A story that is built on the idea of 1980’s nostalgia, Cuddlesome features a fictional toy trend (along the line of Cabbage Patch Kids or Beanie Babies) which in typical Doctor Who style are actually alien murder machines. This is all confronted by the 5th Doctor as played by Peter Davison, in a rare companion-less story which was released as a bonus CD with an issue of Doctor Who Magazine back in 2008.
The story features the Doctor coming face to face with an army of Cuddlesome toys that have suddenly come to life decades after their popularity, and begun to infect their former owners with a mysterious virus. These toys are the result of a bizarre blending of minds between an emotionally distressed scientist / toy designer, and a malevolent alien parasite which begins its life as a bitter, hateful thought. In the decades since the dangerous toys were created, the two have diverged in their methods, and now the alien has created a second line of updated (and more gaudy) Cuddlesomes to replace the originals. And so the story proceeds, with a war between different generations of merchandise who are both intent on devastating the human race.
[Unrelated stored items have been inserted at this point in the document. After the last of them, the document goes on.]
@@ -1416,11 +1426,24 @@
     }
 }
 SDQH_KERNEL __launch_bounds__(TPB) void k_insert_direct(DevStage st, DevTable t, uint32_t* __restrict__ span) { insert_direct_body(st, t, span); }
-SDQH_KERNEL __launch_bounds__(TPB) void k_index_small(const uint32_t* __restrict__ bm, uint64_t nwords, uint32_t* __restrict__ wprefix, DevStage st, DevTable t, uint32_t* __restrict__ span) {
-    rank_words_body(bm, nwords, wprefix, st.seg_count, st.nseg, t.hdr);
-    __threadfence();
-    __syncthreads();
+__device__ __forceinline__ void workgroup_handoff() {
+    __builtin_amdgcn_fence(__ATOMIC_RELEASE, "workgroup");
+    __syncthreads();
+    __builtin_amdgcn_fence(__ATOMIC_ACQUIRE, "workgroup");
+}
+__device__ __forceinline__ void index_one_workgroup(const uint32_t* bm, uint64_t nwords, uint32_t* wprefix, const DevStage& st, const DevTable& t, uint32_t* span, bool wg) {
+    if (wg) {
+        rank_words_body<true>(bm, nwords, wprefix, st.seg_count, st.nseg, t.hdr);
+        workgroup_handoff();
+    } else {
+        rank_words_body(bm, nwords, wprefix, st.seg_count, st.nseg, t.hdr);
+        __threadfence();
+        __syncthreads();
+    }
     insert_direct_body(st, t, span);
+}
+SDQH_KERNEL __launch_bounds__(TPB) void k_index_small(const uint32_t* __restrict__ bm, uint64_t nwords, uint32_t* __restrict__ wprefix, DevStage st, DevTable t, uint32_t* __restrict__ span, int wg) {
+    index_one_workgroup(bm, nwords, wprefix, st, t, span, wg != 0);
 }
 SDQH_KERNEL __launch_bounds__(TPB) void k_index_medium(const uint32_t* __restrict__ bm, uint32_t nwords, uint32_t* __restrict__ wprefix, DevStage st, DevTable t, uint32_t* __restrict__ span) {
     __shared__ uint32_t s_word[RANK_BLOCK_WORDS], s_pre[RANK_BLOCK_WORDS];
@@ -2243,7 +2266,7 @@
     DevSource pay[SDQH_MAX_PAYLOAD];
 };
 
-struct DevIndexInline { DevTable t; uint32_t* wprefix; uint32_t* span; uint64_t nwords; int32_t on, _pad; };
+struct DevIndexInline { DevTable t; uint32_t* wprefix; uint32_t* span; uint64_t nwords; int32_t on, wg; };
 
 template <class FC, bool NW>
 __device__ __forceinline__ void build_lookup_segment(const DevFilter& f, const DevLookups& L, const DevBuildSpec& spec, const DevStage& st, int64_t nrows, int* __restrict__ flags,
@@ -2370,12 +2393,8 @@
     const int seg = blockIdx.x * (TPB / WAVE) + threadIdx.x / WAVE;
     if (seg < st.nseg) build_lookup_segment<FC, NW>(f, L, spec, st, nrows, flags, nkey0, npred0, s_row[threadIdx.x / WAVE], seg);
     if (ix.on) {
-        __threadfence();
-        __syncthreads();
-        rank_words_body(st.bm, ix.nwords, ix.wprefix, st.seg_count, st.nseg, st.hdr);
-        __threadfence();
-        __syncthreads();
-        insert_direct_body(st, ix.t, ix.span);
+        if (ix.wg) workgroup_handoff(); else { __threadfence(); __syncthreads(); }
+        index_one_workgroup(st.bm, ix.nwords, ix.wprefix, st, ix.t, ix.span, ix.wg != 0);
     }
 }
 
diff --git a/sdqlpy_amd/csrc/sdqh_x.hip b/sdqlpy_amd/csrc/sdqh_x.hip
--- a/sdqlpy_amd/csrc/sdqh_x.hip
+++ b/sdqlpy_amd/csrc/sdqh_x.hip
@@ -1189,12 +1189,33 @@
 
 int specialise(sdqh_ctx* ctx, const std::string& source, const std::string& entry, hipFunction_t* fn);
 
+static bool layouts_off() { static const bool off = std::getenv("SDQLPY_AMD_X_NOLAYOUT") != nullptr; return off; }
+
+uint32_t member_layout(const sdqh_ctx* ctx, const XInfo& x, int t) {
+    if (!ctx->opt_x_member || ctx->compile_only || layouts_off() || x.vstage) return 0u;
+    const sdqh_table* tb = x.tabs[t];
+    if (tb->bitmap_only || !tb->dev.bm || tb->dev.bm_shift != 0 || tb->dev.grp_first) return 0u;
+    if (x.probe_op >= 0 && x.tab_of[x.probe_op] == t) return 0u;
+    if (x.prefilter_op >= 0 && x.tab_of[x.prefilter_op] == t) return 0u;
+    for (int k = 0; k < x.p->nops; ++k) {
+        const sdqh_xop& o = x.p->ops[k];
+        if ((o.code == SDQH_X_FIELD || o.code == SDQH_X_ACC) && x.tab_of[o.a] == t) return 0u;
+    }
+    const uint32_t l = x_layout_of(tb->dev, true);
+    return (l & XL_KNOWN) ? (l & (XL_KNOWN | XL_BM | XL_LIN | XL_BITMAP_ONLY)) : 0u;
+}
+
 int kernel_for(sdqh_ctx* ctx, const XInfo& x, Sink sink, bool direct, hipFunction_t* fn) {
     JitState& J = jit();
-    static const bool no_layouts = std::getenv("SDQLPY_AMD_X_NOLAYOUT") != nullptr;
+    const bool no_layouts = layouts_off();
     uint64_t lay_hash = 0;
     for (int t = 0; t < x.ntabs; ++t) {
         if (ctx->compile_only) { x.lay[t] = 0u; continue; }
+        if (const uint32_t ml = member_layout(ctx, x, t)) {
+            x.lay[t] = ml;
+            lay_hash = (lay_hash ^ x.lay[t]) * 0x9E3779B97F4A7C15ull + (uint64_t)t;
+            continue;
+        }
         if (int rc = index_ensure(ctx, x.tabs[t])) return rc;
         x.lay[t] = no_layouts ? 0u : x_layout_of(x.tabs[t]->dev, x.tabs[t]->bitmap_only);
         lay_hash = (lay_hash ^ x.lay[t]) * 0x9E3779B97F4A7C15ull + (uint64_t)t;
@@ -1283,7 +1304,7 @@
     std::memset(a, 0, sizeof(*a));
     for (int c = 0; c < x.ncols; ++c) { a->col[c] = x.cols[c]->data; a->width[c] = x.cols[c]->width; a->ncol[c] = (((x.narrow_mask | x.gather32) >> c) & 1u) ? x.cols[c]->narrow : nullptr; }
     for (int t = 0; t < x.ntabs; ++t) {
-        if (int rc = index_ensure(ctx, x.tabs[t])) return rc;
+        if (!member_layout(ctx, x, t)) { if (int rc = index_ensure(ctx, x.tabs[t])) return rc; }
         a->tab[t] = x.tabs[t]->dev;
     }
     if (x.tight) for (int c = 0; c < x.ncols; ++c) a->dlo[c] = x.dlo[c];
diff --git a/sdqlpy_amd/jit_recipes/135b4eca74295a68.hip b/sdqlpy_amd/jit_recipes/135b4eca74295a68.hip
--- a/sdqlpy_amd/jit_recipes/135b4eca74295a68.hip
+++ /dev/null
@@ -1,69 +0,0 @@
-#include "sdqh_xkernels.hpp"
-using namespace sdqh;
-struct P {
-    static constexpr int NS = 1, NV = 1, NSC = 0, NSOP = 0, ND = 0;
-    struct Regs { uint32_t c0[8]; };
-    __device__ __forceinline__ static void load_dicts(const XArgs& a, int64_t (*tab)[256]) {
-    }
-    template <bool TAIL> __device__ __forceinline__ static void sload(const XArgs& a, int64_t r, int64_t nrows, Regs& s) {
-        xt_load<4, TAIL>(a.ncol[0], r, nrows, s.c0);
-    }
-    __device__ __forceinline__ static bool stest(const XArgs& a, const Regs& s, const int64_t (*tab)[256], const int i) {
-        bool p = true;
-        const int64_t v0 = (int64_t)xt_i32(s.c0, i);
-        p = p && x_may_hit(a.tab[0], v0, false);
-        return p;
-    }
-    __device__ __forceinline__ static bool spre(const XArgs& a, const Regs& s, const int64_t (*tab)[256], const int i, uint32_t& widx, uint32_t& bit) {
-        bool p = true;
-        const int64_t v0 = (int64_t)xt_i32(s.c0, i);
-        const bool in = (v0 >= a.tab[0].bm_lo) & (v0 <= a.tab[0].bm_hi);
-        p = p & in;
-        const uint64_t off = in ? (uint64_t)(v0 - a.tab[0].bm_lo) : 0ull;
-        widx = (uint32_t)(off >> 5); bit = (uint32_t)off & 31u;
-        return p;
-    }
-    static constexpr bool PREF32 = true, PWIN = false;
-    __device__ __forceinline__ static bool spre32(const XArgs& a, const Regs& s, const int64_t (*tab)[256], const int i, uint32_t& off) {
-        bool p = true;
-        const int64_t v0 = (int64_t)xt_i32(s.c0, i);
-        const uint32_t o32 = (uint32_t)((int32_t)v0 - (int32_t)a.tab[0].bm_lo);
-        const bool in = o32 <= (uint32_t)(a.tab[0].bm_hi - a.tab[0].bm_lo);
-        p = p & in;
-        off = in ? o32 : 0u;
-        return p;
-    }
-    __device__ __forceinline__ static const uint32_t* sbitmap(const XArgs& a) { return x_prefilter_bitmap(a.tab[0], false); }
-    template <int H> __device__ __forceinline__ static bool eval_regs(const XArgs& a, const Pair<int64_t> (&s)[1], int64_t r, XOut<NV>& o) {
-        return false;
-    }
-    __device__ __forceinline__ static bool eval_row(const XArgs& a, int64_t r, const int64_t (&sres)[1], XOut<NV>& o) {
-        int64_t v0 = (int64_t)static_cast<const int32_t*>(a.ncol[0])[r];
-        int64_t v2 = (int64_t)static_cast<const int32_t*>(a.ncol[1])[r];
-        x_pin(v0, v2);
-        const uint32_t e1 = x_lookup_l<0x80000082u>(a.tab[0], v0, false);
-        const bool v1 = (e1 != NO_ROW);
-        int64_t v3 = x_field(a.tab[0], 1, e1);
-        x_pin(v3);
-        if (!v1) return false;
-        const bool b4 = false || false || v2 < 0 || v2 > 0xFFFFFFFFll || v3 < 0 || v3 > 0xFFFFFFFFll;
-        const int64_t v4 = (int64_t)(((uint64_t)v2 << 32) | ((uint64_t)v3 & 0xFFFFFFFFull));
-        const uint32_t e5 = x_lookup_l<0x80000052u>(a.tab[1], v4, b4);
-        const bool v5 = (e5 != NO_ROW);
-        if (!v5) return false;
-        int64_t v6 = x_field(a.tab[0], 0, e1);
-        double v7 = narrow_decode(static_cast<const int32_t*>(a.ncol[2])[r]);
-        double v9 = narrow_decode(static_cast<const int32_t*>(a.ncol[3])[r]);
-        x_pin(v6, v7, v9);
-        o.key = v6; o.bad = false;
-        const double v8 = a.cf[0];
-        const double v10 = (v8 - v9);
-        const double v11 = (v7 * v10);
-        o.val[0] = x_bits(v11);
-        o.ent = NO_ROW;
-        return true;
-    }
-};
-extern "C" __global__ __launch_bounds__(256) void xk_group_tight(XArgs a, XGroup<P::NV>::Args s, int64_t nrows, int64_t seg_rows, int nseg) {
-    x_queue8<P, XGroup, false>(a, s, nrows, seg_rows, nseg);
-}
diff --git a/sdqlpy_amd/jit_recipes/2db6b92236c0bb09.hip b/sdqlpy_amd/jit_recipes/2db6b92236c0bb09.hip
--- /dev/null
+++ b/sdqlpy_amd/jit_recipes/2db6b92236c0bb09.hip
@@ -0,0 +1,71 @@
+#include "sdqh_xkernels.hpp"
+using namespace sdqh;
+struct P {
+    static constexpr int NS = 1, NV = 1, NSC = 0, NSOP = 0, ND = 0;
+    struct Regs { uint32_t c0[8]; };
+    __device__ __forceinline__ static void load_dicts(const XArgs& a, int64_t (*tab)[256]) {
+    }
+    template <bool TAIL> __device__ __forceinline__ static void sload(const XArgs& a, int64_t r, int64_t nrows, Regs& s) {
+        xt_load<4, TAIL>(a.ncol[0], r, nrows, s.c0);
+    }
+    __device__ __forceinline__ static bool stest(const XArgs& a, const Regs& s, const int64_t (*tab)[256], const int i) {
+        bool p = true;
+        const int64_t v0 = (int64_t)xt_i32(s.c0, i);
+        p = p && x_may_hit(a.tab[0], v0, false);
+        return p;
+    }
+    __device__ __forceinline__ static bool spre(const XArgs& a, const Regs& s, const int64_t (*tab)[256], const int i, uint32_t& widx, uint32_t& bit) {
+        bool p = true;
+        const int64_t v0 = (int64_t)xt_i32(s.c0, i);
+        const bool in = (v0 >= a.tab[0].bm_lo) & (v0 <= a.tab[0].bm_hi);
+        p = p & in;
+        const uint64_t off = in ? (uint64_t)(v0 - a.tab[0].bm_lo) : 0ull;
+        widx = (uint32_t)(off >> 5); bit = (uint32_t)off & 31u;
+        return p;
+    }
+    static constexpr bool PREF32 = true, PWIN = false;
+    __device__ __forceinline__ static bool spre32(const XArgs& a, const Regs& s, const int64_t (*tab)[256], const int i, uint32_t& off) {
+        bool p = true;
+        const int64_t v0 = (int64_t)xt_i32(s.c0, i);
+        const uint32_t o32 = (uint32_t)((int32_t)v0 - (int32_t)a.tab[0].bm_lo);
+        const bool in = o32 <= (uint32_t)(a.tab[0].bm_hi - a.tab[0].bm_lo);
+        p = p & in;
+        off = in ? o32 : 0u;
+        return p;
+    }
+    __device__ __forceinline__ static const uint32_t* sbitmap(const XArgs& a) { return x_prefilter_bitmap(a.tab[0], false); }
+    static constexpr bool DRIVEN = true;
+    __device__ __forceinline__ static const DevTable& dtab(const XArgs& a) { return a.tab[0]; }
+    template <int H> __device__ __forceinline__ static bool eval_regs(const XArgs& a, const Pair<int64_t> (&s)[1], int64_t r, XOut<NV>& o) {
+        return false;
+    }
+    __device__ __forceinline__ static bool eval_row(const XArgs& a, int64_t r, const int64_t (&sres)[1], XOut<NV>& o) {
+        int64_t v0 = (int64_t)static_cast<const int32_t*>(a.ncol[0])[r];
+        int64_t v2 = (int64_t)static_cast<const int32_t*>(a.ncol[1])[r];
+        x_pin(v0, v2);
+        const uint32_t e1 = x_lookup_l<0x80000082u>(a.tab[0], v0, false);
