@@ -795,4 +812,19 @@
         fn(wm * (BM / 2) + i * 32 + (g & 3) + 8 * (g >> 2) + 4 * h, wn * (BN / 2) + j * 32 + r, acc[i][j][g]);
 }
 
-}
+template <int BM, int BN, class FN>
+__device__ __forceinline__ void tn_for_each_quad(const f32x16 (&acc)[BM / 64][BN / 64], FN&& fn) {
+  const int lane = threadIdx.x & 63, wv = threadIdx.x >> 6;
+  const int wm = wv >> 1, wn = wv & 1;
+  const int r = lane & 31, h = lane >> 5;
+#pragma unroll
+  for (int i = 0; i < BM / 64; ++i)
+#pragma unroll
+    for (int j = 0; j < BN / 64; ++j)
+#pragma unroll
+      for (int q = 0; q < 4; ++q)
+        fn(wm * (BM / 2) + i * 32 + r, wn * (BN / 2) + j * 32 + 8 * q + 4 * h,
+           make_float4(acc[i][j][4 * q], acc[i][j][4 * q + 1], acc[i][j][4 * q + 2], acc[i][j][4 * q + 3]));
+}
+
+}
diff --git a/pitchextractor_amd/csrc/lstm.hip b/pitchextractor_amd/csrc/lstm.hip
--- a/pitchextractor_amd/csrc/lstm.hip
+++ b/pitchextractor_amd/csrc/lstm.hip
@@ -273,11 +273,23 @@
   if (F::MODE == kSplit2 && (!amax_dg || !amax_y)) return PE_E_ARG;
   if ((H & 3) || (ldy & 3)) return PE_E_UNSUPPORTED;
   const int M = 4 * H, N = H;
-  KRowLoader<128> al{dgates, (long)M, M, 0};
-  ShiftedTimeLoader<128> bl;
-  bl.p = y; bl.ld = ldy; bl.T = T; bl.dt = reverse ? 1 : -1; bl.cols = N; bl.col0 = 0;
-  return launch_tn<128, 128, F>(al, bl, dwhh, (long)N, M, N, B * T, 0, workspace, workspace_bytes, pe_stream(stream),
-                                amax_dg, amax_y);
+  auto launch = [&](auto bm, auto bn) {
+    constexpr int BM = decltype(bm)::value, BN = decltype(bn)::value;
+    KRowLoader<BM> al{dgates, (long)M, M, 0};
+    ShiftedTimeLoader<BN> bl;
+    bl.p = y; bl.ld = ldy; bl.T = T; bl.dt = reverse ? 1 : -1; bl.cols = N; bl.col0 = 0;
+    return launch_tn<BM, BN, F, 128, 128>(al, bl, dwhh, (long)N, M, N, B * T, 0, workspace, workspace_bytes,
+                                          pe_stream(stream), amax_dg, amax_y);
+  };
+  std::integral_constant<int, 128> t128;
+  std::integral_constant<int, 192> t192;
+  const int tile = tn_tile_for(M, N, {192192});
+  int rc = kTnNarrowTile;
+  if constexpr (tn_tile_fits<F::MODE, 192, 192>())
+    if (tile == 192192) rc = launch(t192, t192);
+  if constexpr (tn_tile_fits<F::MODE, 128, 192>())
+    if (tile == 128192) rc = launch(t128, t192);
+  return rc != kTnNarrowTile ? rc : launch(t128, t128);
 }
 
 extern "C" int pe_lstm_whh_grad(int products, const float* dgates, const float* y, long ldy, float* dwhh, int B, int T,
diff --git a/pitchextractor_amd/csrc/splitk.h b/pitchextractor_amd/csrc/splitk.h
--- a/pitchextractor_amd/csrc/splitk.h
+++ b/pitchextractor_amd/csrc/splitk.h
@@ -1,4 +1,5 @@
 #pragma once
+#include <initializer_list>
 #include "forms.h"
 
 namespace pe {
@@ -19,6 +20,20 @@
   const int a = splitk_plan(tiles, K, kTnMinKps, tn_resident(kNative)).splits;
   const int b = splitk_plan(tiles, K, kTnMinKps, tn_resident(kSplit)).splits;
   return a > b ? a : b;
+}
+
+template <int MODE, int BM, int BN> constexpr bool tn_tile_fits() {
+  return (BM <= 128 && BN <= 128) ||
+         (MODE != kNative && (tn_lds_floats<MODE, BM>() + tn_lds_floats<MODE, BN>()) * sizeof(float) <= 65536);
+}
+static inline int tn_tile_for(int M, int N, std::initializer_list<int> preferred) {
+  if (const int o = pe_tn_tile_override()) return o;
+  const long base = pe_cdiv(M, 128) * 128L * pe_cdiv(N, 128) * 128L;
+  for (const int t : preferred) {
+    const long bm = t / 1000, bn = t % 1000;
+    if (pe_cdiv(M, bm) * bm * pe_cdiv(N, bn) * bn <= base) return t;
+  }
+  return 128128;
 }
 
 struct SplitKBlock { int m0, n0, kb, ke, split_id; };
@@ -50,12 +65,17 @@
 
 namespace {
 
-template <int BM, int BN, int MODE, class AL, class BL, class TH>
-__global__ __launch_bounds__(256) void tn_splitk_kernel(AL al, BL bl, float* out, long ldo, long split_stride, int M,
-                                                        int N, int K, int k_per_split, int tiles_n, int accumulate,
-                                                        const unsigned* amax_a, const unsigned* amax_b) {
+template <int BM, int BN> constexpr int tn_min_blocks() { return BM == 192 || BN == 192 ? 2 : 1; }
+
+template <int BM, int BN, int MODE, bool BUF, class AL, class BL, class TH>
+__global__ __launch_bounds__(256, (tn_min_blocks<BM, BN>()))
+void tn_splitk_kernel(AL al, BL bl, float* out, long ldo, long split_stride, int M, int N, int K, int k_per_split,
+                      int tiles_n, int accumulate, const unsigned* amax_a, const unsigned* amax_b) {
+  constexpr bool SW = MODE != kNative;
+  static_assert(SW || !BUF, "the native fp32 loop keeps the scalar epilogue");
   __shared__ __attribute__((aligned(16))) float As[tn_lds_floats<MODE, BM>()];
   __shared__ __attribute__((aligned(16))) float Bs[tn_lds_floats<MODE, BN>()];
+  static_assert((tn_lds_floats<MODE, BM>() + tn_lds_floats<MODE, BN>()) * sizeof(float) <= 65536, "static LDS");
   const SplitKBlock b = splitk_block<BM, BN>((M + BM - 1) / BM, tiles_n, K, k_per_split);
   al.init(b.m0, b.kb);
   bl.init(b.n0, b.kb);
@@ -63,17 +83,40 @@
   tn_zero_acc<BM, BN>(acc);
   H2Scales hs{1.f, 1.f, 1.f};
   if constexpr (MODE == kSplit2) hs.load(amax_a, amax_b);
-  tn_mainloop_mode<MODE, BM, BN, 1, TH>(al, bl, b.kb, b.ke, As, Bs, acc, hs.sa, hs.sb);
+  tn_mainloop_mode<MODE, BM, BN, 1, TH, SW>(al, bl, b.kb, b.ke, As, Bs, acc, hs.sa, hs.sb);
   float* dst = out + (long)b.split_id * split_stride;
-  tn_for_each_acc<BM, BN>(acc, [&](int r, int c, float v) {
-    const int row = b.m0 + r, col = b.n0 + c;
-    if constexpr (MODE == kSplit2) v = hs.unscale(v);
+  auto element = [&](int row, int col, float v) {
     if (row < M && col < N) {
       float* d = dst + (long)row * ldo + col;
       if (accumulate) v += *d;
       *d = v;
     }
-  });
+  };
+  if constexpr (!SW) {
+    tn_for_each_acc<BM, BN>(acc, [&](int r, int c, float v) { element(b.m0 + r, b.n0 + c, v); });
+  } else {
+    auto unscale4 = [&](float4 v) {
+      if constexpr (MODE == kSplit2) {
+        v.x = hs.unscale(v.x); v.y = hs.unscale(v.y); v.z = hs.unscale(v.z); v.w = hs.unscale(v.w);
+      }
+      return v;
+    };
+    if constexpr (BUF) {
+      const unsigned rowb = (unsigned)ldo * 4u;
+      const __amdgpu_buffer_rsrc_t rs = __builtin_amdgcn_make_buffer_rsrc(
+          dst, 0, (unsigned)(((long)(M - 1) * ldo + N) * (long)sizeof(float)), 0x00020000);
+      tn_for_each_quad<BM, BN>(acc, [&](int r, int c, const float4& v) {
+        const int col = b.n0 + c;
+        st4_buffer(dst, rs, col < N ? (unsigned)(b.m0 + r) * rowb + (unsigned)col * 4u : kBufferOutside, unscale4(v));
+      });
+    } else {
+      tn_for_each_quad<BM, BN>(acc, [&](int r, int c, const float4& q) {
+        const float4 v = unscale4(q);
+        const int row = b.m0 + r, col = b.n0 + c;
+        element(row, col, v.x); element(row, col + 1, v.y); element(row, col + 2, v.z); element(row, col + 3, v.w);
+      });
+    }
+  }
 }
 
 template <class Dst>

The plotting is pretty tight, and the production is well done, but also kind of annoying. All the way through we have to listen to the Cuddlesomes themselves, which are annoying in both of their incarnations. This is sort of the point but it’s still annoying. However, the story is satisfying and the perfomances are strong. David Troughton is good (son of 2nd Doctor Patrick) as the alien intelligence, and Timothy West does a strong job as Turvey, the Cuddlesome’s original creator.
But the standout is Roberta Taylor as Angela Wisher, the fill-in companion for the story. She is an ambiguously-aged woman whose partner John becomes an early victim of the Cuddlesomes. She has a great interaction with Peter Davison’s Doctor, and her character is nicely used to nice draw out the themes of the story. These involve the whole idea of the failure to actually grow up. It’s Turvey’s inability to genuinely mature into an adult which allows the alien to gain its foothold on earth, and this is mirrored in the awkward “mothering” relationship Angela has with the immature John. Angela’s personal growth at the end of the story is a nice indicator of what all this has been about.